Особенно утром, когда проснешься, бывало, в квартире на Подкопаевском, которую Иван Петрович даже и полюбил со временем, хотя первые недели после деревенского раздолья никак не мог привыкнуть к тесноте нового жилища. Столица наводила на него то страх, а то дикий какой-то восторг. Страшно было одиночество, особенно по ночам. В деревне ведь как? Всегда кто-то рядом: вот маменька спит, вот котенок, вот няня. А здесь, в Подкопаевском? Здесь никого. Постепенно Иван Петрович втянулся в столичное житье, и ни один человек, кроме самих участников горестной этой истории, не знал, зачем он впоследствии вернулся обратно в деревню, оставил столицу и службу оставил, и чем так изранен был весь и насквозь.
Об этом, собственно говоря, и пойдет речь. Но и тут нужно не торопиться, а сказать, что невинность свою Иван Петрович потерял за два года до переезда в столицу, и случилось это дома, то есть в деревне, на восемнадцатой весне его.
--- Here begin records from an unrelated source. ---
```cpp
int mvr_registrator_create(int device, int streams, mvr_registrator** out);
int mvr_registrator_destroy(mvr_registrator* r);
const char* mvr_registrator_last_error(mvr_registrator* r);
mvr_ctx* mvr_registrator_context(mvr_registrator* r, int slot);
int mvr_registrator_streams(mvr_registrator* r);
int mvr_pairwise_align(mvr_registrator* r, const mvr_view* source, const mvr_view* target, const mvr_icp_params* icp,
                       const float* guess, float* out_pose, mvr_icp_report* report);
int mvr_register_turntable(mvr_registrator* r, const mvr_view* views, int n_views, const mvr_turntable_params* prm,
                           float* poses, mvr_pair_report* reports);
typedef struct mvr_multi mvr_multi;
typedef struct {
  float pose[16];
  int32_t n_correspondences, iterations, status, reserved;
  double mse;
  uint64_t nn_queries;
} mvr_pair_record;
int mvr_multi_create(const int* devices, int n_devices, mvr_multi** out);
int mvr_multi_destroy(mvr_multi* m);
const char* mvr_multi_last_error(mvr_multi* m);
int mvr_multi_devices(mvr_multi* m);
int mvr_multi_contexts(mvr_multi* m, int rank);
mvr_ctx* mvr_multi_context(mvr_multi* m, int rank, int slot);
void mvr_multi_pair_range(int rank, int n_ranks, int n_pairs, int* pair_begin, int* pair_end);
int mvr_multi_upload(mvr_multi* m, const mvr_view* views, int n_views);
int mvr_register_turntable_multi(mvr_multi* m, const mvr_view* views, int n_views, const mvr_turntable_params* prm, int use_resident,
                                 float* poses, mvr_pair_report* reports, mvr_pair_record* records, double* device_ms);

int mvr_registrator_get_fitness_log(mvr_registrator* r, mvr_fitness_record* out, int max_records, int* count);
int mvr_compute_error(mvr_registrator* r, const mvr_view* views, int n_views, double max_distance, size_t* counts, double* mean_d2,
                      int* n_pairs);
int mvr_ring_close(const float* rel_poses, const double* weights, int n_views, int relax, int iterations, const double* centre,
                   double rot_scale, float* poses);
int mvr_lum_relax(const mvr_pair_moments* edges, const int* src, const int* tgt, int n_edges, int n_views, int iterations,
                  double* poses);
int mvr_lum_compute(const mvr_pair_moments* edges, const int* src, const int* tgt, int n_edges, int n_views, int iterations,
                    double convergence_threshold, double* poses6, double* transforms);
void mvr_pair_moments_transform(const mvr_pair_moments* in, const double* pose, const double* new_origin, mvr_pair_moments* out);
int mvr_get_bbox(mvr_ctx* ctx, int which, float lo[3], float hi[3]);
int mvr_refine_axis(const float* poses, int count, double pivot[3], double axis[3]);

int mvr_transformation_load(const char* path, double* pose);
int mvr_transformation_save(const char* path, const double* pose);
int mvr_axis_load(const char* path, double pivot[3], double axis[3]);
int mvr_axis_save(const char* path, const double pivot[3], const double axis[3]);
int mvr_points_save_asc(const char* path, const void* rich_points, size_t n);
int mvr_merge_registered(mvr_ctx* ctx, const void* const* views, const size_t* counts, const double* poses, const int* registered,
                         int n_views, int full_matrix_normals, void* out, size_t* out_count);

int mvr_denoise(mvr_ctx* ctx, const void* points, size_t n, size_t stride_bytes, int segment_threshold, double triangle_length,
// ... 7 lines not shown
```

### multi-view-registration_b200/__init__.py

```python
import ctypes as C
import os

import numpy as np

_HERE = os.path.dirname(os.path.abspath(__file__))
LIB_PATH = os.environ.get("MVR_B200_LIB") or os.path.join(_HERE, "libmvr_b200.so")

K_NAMES = ["morton", "sort", "table", "nn", "corr", "reduce", "transform", "normals"]
K_COUNT = 8
(OK, ERR_BAD_ARG, ERR_TOO_FEW, ERR_CUDA, ERR_NO_INPUT, ERR_NOT_SPD, ERR_ALLOC, ERR_NCCL) = range(8)
TARGET, SOURCE = 0, 1
NN_AUTO, NN_WARP, NN_THREAD, NN_CELL, NN_SEEDED = 0, 1, 2, 3, 4
POINT_TO_POINT, POINT_TO_PLANE, SYMMETRIC = 0, 1, 2


class MvrError(RuntimeError):
    def __init__(self, status, msg):
        super().__init__("mvr status %d: %s" % (status, msg))
        self.status = status


class IcpParams(C.Structure):
    _fields_ = [
        ("max_iterations", C.c_int),
        ("max_correspondence_distance", C.c_double),
        ("transformation_epsilon", C.c_double),
        ("euclidean_fitness_epsilon", C.c_double),
        ("use_reciprocal_correspondences", C.c_int),
        ("estimator", C.c_int),
        ("fixed_iterations", C.c_int),
        ("min_correspondences", C.c_int),
    ]


class IcpReport(C.Structure):
    _fields_ = [
        ("iterations", C.c_int),
        ("converged", C.c_int),
        ("reason", C.c_int),
        ("n_correspondences", C.c_int),
        ("mse", C.c_double),
        ("gpu_ms", C.c_double),
        ("nn_queries", C.c_uint64),
    ]
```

Будучи неисправимым мечтателем, он часто покидал двор и уходил куда-то подальше: в поля, например, и в дубравы, и в рощи и там предавался мечтам.
Однажды, тем днем, когда сама природа, кажется, так и изнемогает от обилия света, разлившегося по каждой жилочке ее, по каждому листку и лепестку, а птицы поют и красивей, и жарче, чем даже певцы в самых лучших театрах, и нету не только что зла на земле, но даже намека на зло нигде нету, лежал совсем юный Иван Петрович в расстегнутой на груди белой рубахе под деревом и тихо, беспечно дремал в наслаждении. Вдруг шорох его пробудил. Иван Петрович открыл глаза и прямо перед собою увидел женщину, еще молодую, однако не слишком, с большой, ярко-рыжей косой, в просторном сарафане и с такими любопытными зелеными глазами, что он даже вздрогнул: ни разу не приходилось ему видеть таких глаз не только что на лицах простого сословия, но даже у дам недоступных и знатных. Глаза у крестьянки были чудо как хороши: огромные, цвета травы, в пушистых, как пчелы, ресницах, и веки казались немного зелеными, как будто зрачки разлились под их кожей своей этой жгучей и темною зеленью. Незнакомка смотрела на лежащего под деревом Ивана Петровича с удивлением, но бежать никуда не собиралась, и даже смущенья заметно в ней не было.